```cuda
bool small_route_ok(int64_t M, int64_t N, int64_t K, int gs, int nbits, int axis, int dtype) {
  if (axis != 1) return false;
  if (dtype != HQQ_F16 && dtype != HQQ_BF16) return false;
  if (!(nbits == 8 || nbits == 4 || nbits == 2 || nbits == 1)) return false;
  if (nbits == 8 && dtype == HQQ_BF16) return false;
  if (!(gs == 64 || gs == 128)) return false;
  if (M < 1 || M > 32) return false;
  if (K % 256 != 0 || K % gs != 0) return false;
  if (N % (8 / nbits) != 0) return false;
  if (N > (1 << 28) || K > (1 << 28)) return false;
  return true;
}

size_t small_workspace_bytes(int64_t) { return 0; }

int linear_small_multi(const void* x, int nprob, const void* const* Wq, const void* const* scale, const void* const* zero,
                       const void* const* bias, void* const* y, const int64_t* N, int64_t M, int64_t K, int gs, int nbits, int dtype,
                       void* ws, size_t ws_bytes, cudaStream_t st, int xop, const void* x2, const void* xw, void* h_out, float eps,
                       const TpExchange* tpx) {
  HQQ_REQUIRE(nprob >= 1 && nprob <= kMaxProb, HQQ_E_INVALID, "hqq_b200_linear_fwd_multi: 1..%d matrices per launch (got %d)", kMaxProb, nprob);
  HQQ_REQUIRE(aligned(x, 16), HQQ_E_INVALID, "hqq_b200_linear_fwd: x must be 16-byte aligned");
  (void)ws; (void)ws_bytes;
  const int F = 8 / nbits, P = 16 / F;
  SKArgs a;
  a.nprob = nprob; a.x = x; a.M = (int)M; a.K = (int)K; a.Gk = (int)(K / gs); a.KB = (int)(K / 256);
  const int yop = xop >> 4;
  xop &= 15;
  a.xop = xop; a.yop = yop; a.x2 = x2; a.xw = xw; a.h_out = h_out; a.eps = eps;
  if (yop) {
    HQQ_REQUIRE(yop == 1, HQQ_E_INVALID, "hqq_b200_decode_linear_fwd: unknown epilogue %d", yop);
    HQQ_REQUIRE(nprob == 2 && N[0] == N[1], HQQ_E_INVALID, "hqq_b200_decode_linear_fwd: the silu*mul epilogue pairs exactly two matrices of equal N");
    if (!(small_xop_ok(M, K) && nbits < 8) || (tpx && (tpx->peer_data || tpx->y_tagged))) {
      set_error("hqq_b200_decode_linear_fwd: the silu*mul epilogue needs the M == 1 kernel, nbits < 8 and plain outputs");
      return HQQ_E_UNSUPPORTED;
    }
  }
  a.tp = 1; a.rank = 0; a.red_data = nullptr; a.xtag = nullptr; a.x2tag = nullptr; a.step_ctr = nullptr; a.x_index = 0; a.x_per_step = 1;
  for (int i = 0; i < 8; ++i) a.peer_data[i] = nullptr;
  if (tpx && !tpx->step_ctr) tpx = nullptr;
  if (tpx) {
    HQQ_REQUIRE(small_xop_ok(M, K) && nprob >= 1, HQQ_E_UNSUPPORTED, "hqq_b200_decode_linear_fwd_desc: needs the M == 1 kernel");
    HQQ_REQUIRE(tpx->tp >= 1 && tpx->tp <= 8 && tpx->rank >= 0 && tpx->rank < tpx->tp && tpx->step_ctr && tpx->x_per_step > 0, HQQ_E_INVALID,
                "hqq_b200_decode_linear_fwd_desc: bad tp/rank/step counter");
    a.tp = tpx->tp; a.rank = tpx->rank; a.step_ctr = tpx->step_ctr; a.x_index = tpx->x_index; a.x_per_step = tpx->x_per_step;
    if (tpx->peer_data) {
      HQQ_REQUIRE(nprob == 1, HQQ_E_INVALID, "hqq_b200_decode_linear_fwd_desc: the scatter side takes exactly one matrix");
      for (int i = 0; i < tpx->tp; ++i) a.peer_data[i] = reinterpret_cast<uint32_t*>(tpx->peer_data[i]);
    }
    if (tpx->red_data) {
      HQQ_REQUIRE(xop == 1, HQQ_E_INVALID, "hqq_b200_decode_linear_fwd_desc: a reduced delta needs x_op 1");
      a.red_data = reinterpret_cast<const uint32_t*>(tpx->red_data);
    }
    if (tpx->x_tagged || tpx->x2_tagged) {
      HQQ_REQUIRE(xop == 2 && tpx->x_tagged && tpx->x2_tagged, HQQ_E_INVALID, "hqq_b200_decode_linear_fwd_desc: tagged activations need x_op 2 and both operands");
      a.xtag = reinterpret_cast<const uint32_t*>(tpx->x_tagged); a.x2tag = reinterpret_cast<const uint32_t*>(tpx->x2_tagged);
    }
  }
  int tiles = 0;
  for (int i = 0; i < kMaxProb; ++i) {
    const int j = i < nprob ? i : 0;
    HQQ_REQUIRE(Wq[j] && scale[j] && zero[j] && y[j], HQQ_E_INVALID, "hqq_b200_linear_fwd: null pointer");
    HQQ_REQUIRE(aligned(Wq[j], 16) && aligned(scale[j], 8) && aligned(zero[j], 8), HQQ_E_INVALID,
                "hqq_b200_linear_fwd: W_q must be 16-byte and scale/zero 8-byte aligned");
    a.p[i].Wq = (const uint8_t*)Wq[j]; a.p[i].scale = scale[j]; a.p[i].zero = zero[j]; a.p[i].bias = bias ? bias[j] : nullptr;
    a.p[i].y = y[j]; a.p[i].ytag = (tpx && tpx->y_tagged) ? reinterpret_cast<uint32_t*>(tpx->y_tagged[j]) : nullptr; a.p[i].N = (int)N[j]; a.p[i].step = (int)(N[j] / F); a.p[i].tile0 = tiles;
    if (i < nprob) tiles += (int)cdiv(a.p[i].step, P);
  }
  a.total_tiles = yop ? (int)cdiv(a.p[0].step, P / 2) : tiles;
  if (dtype == HQQ_F16) return sk_bits<__half>(a, gs, nbits, st);
  return sk_bits<__nv_bfloat16>(a, gs, nbits, st);
}

}
```

Baseline: 429.9.

## Use one CTA per SM with 3-stage pipeline for small decode GEMVs

For M=1 decode layers with few tiles (at most four per SM), launches the decode kernel with a 3-stage cp.async ring and forces one CTA per SM by padding dynamic shared memory past half the SM capacity. Scale/zero metadata is kept as packed half vectors and converted to float only where each group is consumed, which lowers register pressure. The goal is to spread few tiles evenly across SMs rather than doubling up CTAs on some SMs, and to free registers. The cost is a shallower prefetch pipeline and an extra device attribute query.

```diff
diff --git a/hqq_b200/csrc/linear_small.cu b/hqq_b200/csrc/linear_small.cu
--- a/hqq_b200/csrc/linear_small.cu
+++ b/hqq_b200/csrc/linear_small.cu
@@ -739,15 +739,15 @@
       }
       cp_async_wait<ST - 1>();
       const int kb = kb0 + ku;
-      float sA[GPB], zA[GPB], sB[GPB], zB[GPB];
       if constexpr ((MR & 1) != 0) {
         __syncwarp();
         const char* mr = reinterpret_cast<const char*>(mring + ((stage * 8 + warp) * 4) * 8) + r * 16 + ((kb * GPB * 2) & 15);
 #pragma unroll
         for (int v = 0; v < 4; ++v) mv[v] = *reinterpret_cast<const Vec<T, GPB>*>(mr + v * 128);
       }
-#pragma unroll
-      for (int i = 0; i < GPB; ++i) { sA[i] = to_f32<T>(mv[0].v[i]); zA[i] = to_f32<T>(mv[1].v[i]); sB[i] = to_f32<T>(mv[2].v[i]); zB[i] = to_f32<T>(mv[3].v[i]); }
+      Vec<T, GPB> mu[4];
+#pragma unroll
+      for (int v = 0; v < 4; ++v) mu[v] = mv[v];
       if constexpr ((MR & 1) == 0) meta_fetch();
       const T* xk = xs + kb * 256 + 16 * c;
       float Sg[4];
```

-----

== What is needed ==
Give the material above back in full, exactly as written.

== Solution ==
```cuda
bool small_route_ok(int64_t M, int64_t N, int64_t K, int gs, int nbits, int axis, int dtype) {
  if (axis != 1) return false;
  if (dtype != HQQ_F16 && dtype != HQQ_BF16) return false;
  if (!(nbits == 8 || nbits == 4 || nbits == 2 || nbits == 1)) return false;
  if (nbits == 8 && dtype == HQQ_BF16) return false;
  if (!(gs == 64 || gs == 128)) return false;
  if (M < 1 || M > 32) return false;
  if (K % 256 != 0 || K % gs != 0) return false;
  if (N % (8 / nbits) != 0) return false;
  if (N > (1 << 28) || K > (1 << 28)) return false;
  return true;
}

size_t small_workspace_bytes(int64_t) { return 0; }

int linear_small_multi(const void* x, int nprob, const void* const* Wq, const void* const* scale, const void* const* zero,
                       const void* const* bias, void* const* y, const int64_t* N, int64_t M, int64_t K, int gs, int nbits, int dtype,
                       void* ws, size_t ws_bytes, cudaStream_t st, int xop, const void* x2, const void* xw, void* h_out, float eps,
                       const TpExchange* tpx) {
  HQQ_REQUIRE(nprob >= 1 && nprob <= kMaxProb, HQQ_E_INVALID, "hqq_b200_linear_fwd_multi: 1..%d matrices per launch (got %d)", kMaxProb, nprob);
  HQQ_REQUIRE(aligned(x, 16), HQQ_E_INVALID, "hqq_b200_linear_fwd: x must be 16-byte aligned");
  (void)ws; (void)ws_bytes;
  const int F = 8 / nbits, P = 16 / F;
  SKArgs a;
  a.nprob = nprob; a.x = x; a.M = (int)M; a.K = (int)K; a.Gk = (int)(K / gs); a.KB = (int)(K / 256);
  const int yop = xop >> 4;
  xop &= 15;
  a.xop = xop; a.yop = yop; a.x2 = x2; a.xw = xw; a.h_out = h_out; a.eps = eps;
  if (yop) {
    HQQ_REQUIRE(yop == 1, HQQ_E_INVALID, "hqq_b200_decode_linear_fwd: unknown epilogue %d", yop);
    HQQ_REQUIRE(nprob == 2 && N[0] == N[1], HQQ_E_INVALID, "hqq_b200_decode_linear_fwd: the silu*mul epilogue pairs exactly two matrices of equal N");
    if (!(small_xop_ok(M, K) && nbits < 8) || (tpx && (tpx->peer_data || tpx->y_tagged))) {
      set_error("hqq_b200_decode_linear_fwd: the silu*mul epilogue needs the M == 1 kernel, nbits < 8 and plain outputs");
      return HQQ_E_UNSUPPORTED;
    }
  }
  a.tp = 1; a.rank = 0; a.red_data = nullptr; a.xtag = nullptr; a.x2tag = nullptr; a.step_ctr = nullptr; a.x_index = 0; a.x_per_step = 1;
  for (int i = 0; i < 8; ++i) a.peer_data[i] = nullptr;
  if (tpx && !tpx->step_ctr) tpx = nullptr;
  if (tpx) {
    HQQ_REQUIRE(small_xop_ok(M, K) && nprob >= 1, HQQ_E_UNSUPPORTED, "hqq_b200_decode_linear_fwd_desc: needs the M == 1 kernel");
    HQQ_REQUIRE(tpx->tp >= 1 && tpx->tp <= 8 && tpx->rank >= 0 && tpx->rank < tpx->tp && tpx->step_ctr && tpx->x_per_step > 0, HQQ_E_INVALID,
                "hqq_b200_decode_linear_fwd_desc: bad tp/rank/step counter");
    a.tp = tpx->tp; a.rank = tpx->rank; a.step_ctr = tpx->step_ctr; a.x_index = tpx->x_index; a.x_per_step = tpx->x_per_step;
    if (tpx->peer_data) {
      HQQ_REQUIRE(nprob == 1, HQQ_E_INVALID, "hqq_b200_decode_linear_fwd_desc: the scatter side takes exactly one matrix");
      for (int i = 0; i < tpx->tp; ++i) a.peer_data[i] = reinterpret_cast<uint32_t*>(tpx->peer_data[i]);
    }
    if (tpx->red_data) {
      HQQ_REQUIRE(xop == 1, HQQ_E_INVALID, "hqq_b200_decode_linear_fwd_desc: a reduced delta needs x_op 1");
      a.red_data = reinterpret_cast<const uint32_t*>(tpx->red_data);
    }
    if (tpx->x_tagged || tpx->x2_tagged) {
      HQQ_REQUIRE(xop == 2 && tpx->x_tagged && tpx->x2_tagged, HQQ_E_INVALID, "hqq_b200_decode_linear_fwd_desc: tagged activations need x_op 2 and both operands");
      a.xtag = reinterpret_cast<const uint32_t*>(tpx->x_tagged); a.x2tag = reinterpret_cast<const uint32_t*>(tpx->x2_tagged);
    }
  }
  int tiles = 0;
  for (int i = 0; i < kMaxProb; ++i) {
    const int j = i < nprob ? i : 0;
    HQQ_REQUIRE(Wq[j] && scale[j] && zero[j] && y[j], HQQ_E_INVALID, "hqq_b200_linear_fwd: null pointer");
    HQQ_REQUIRE(aligned(Wq[j], 16) && aligned(scale[j], 8) && aligned(zero[j], 8), HQQ_E_INVALID,
                "hqq_b200_linear_fwd: W_q must be 16-byte and scale/zero 8-byte aligned");
    a.p[i].Wq = (const uint8_t*)Wq[j]; a.p[i].scale = scale[j]; a.p[i].zero = zero[j]; a.p[i].bias = bias ? bias[j] : nullptr;
    a.p[i].y = y[j]; a.p[i].ytag = (tpx && tpx->y_tagged) ? reinterpret_cast<uint32_t*>(tpx->y_tagged[j]) : nullptr; a.p[i].N = (int)N[j]; a.p[i].step = (int)(N[j] / F); a.p[i].tile0 = tiles;
    if (i < nprob) tiles += (int)cdiv(a.p[i].step, P);
  }
  a.total_tiles = yop ? (int)cdiv(a.p[0].step, P / 2) : tiles;
  if (dtype == HQQ_F16) return sk_bits<__half>(a, gs, nbits, st);
  return sk_bits<__nv_bfloat16>(a, gs, nbits, st);
}

}
```

Baseline: 429.9.

## Use one CTA per SM with 3-stage pipeline for small decode GEMVs

For M=1 decode layers with few tiles (at most four per SM), launches the decode kernel with a 3-stage cp.async ring and forces one CTA per SM by padding dynamic shared memory past half the SM capacity. Scale/zero metadata is kept as packed half vectors and converted to float only where each group is consumed, which lowers register pressure. The goal is to spread few tiles evenly across SMs rather than doubling up CTAs on some SMs, and to free registers. The cost is a shallower prefetch pipeline and an extra device attribute query.

```diff
diff --git a/hqq_b200/csrc/linear_small.cu b/hqq_b200/csrc/linear_small.cu
--- a/hqq_b200/csrc/linear_small.cu
+++ b/hqq_b200/csrc/linear_small.cu
@@ -739,15 +739,15 @@
       }
       cp_async_wait<ST - 1>();
       const int kb = kb0 + ku;
-      float sA[GPB], zA[GPB], sB[GPB], zB[GPB];
       if constexpr ((MR & 1) != 0) {
         __syncwarp();
         const char* mr = reinterpret_cast<const char*>(mring + ((stage * 8 + warp) * 4) * 8) + r * 16 + ((kb * GPB * 2) & 15);
 #pragma unroll
         for (int v = 0; v < 4; ++v) mv[v] = *reinterpret_cast<const Vec<T, GPB>*>(mr + v * 128);
       }
-#pragma unroll
-      for (int i = 0; i < GPB; ++i) { sA[i] = to_f32<T>(mv[0].v[i]); zA[i] = to_f32<T>(mv[1].v[i]); sB[i] = to_f32<T>(mv[2].v[i]); zB[i] = to_f32<T>(mv[3].v[i]); }
+      Vec<T, GPB> mu[4];
+#pragma unroll
+      for (int v = 0; v < 4; ++v) mu[v] = mv[v];
       if constexpr ((MR & 1) == 0) meta_fetch();
       const T* xk = xs + kb * 256 + 16 * c;
       float Sg[4];
```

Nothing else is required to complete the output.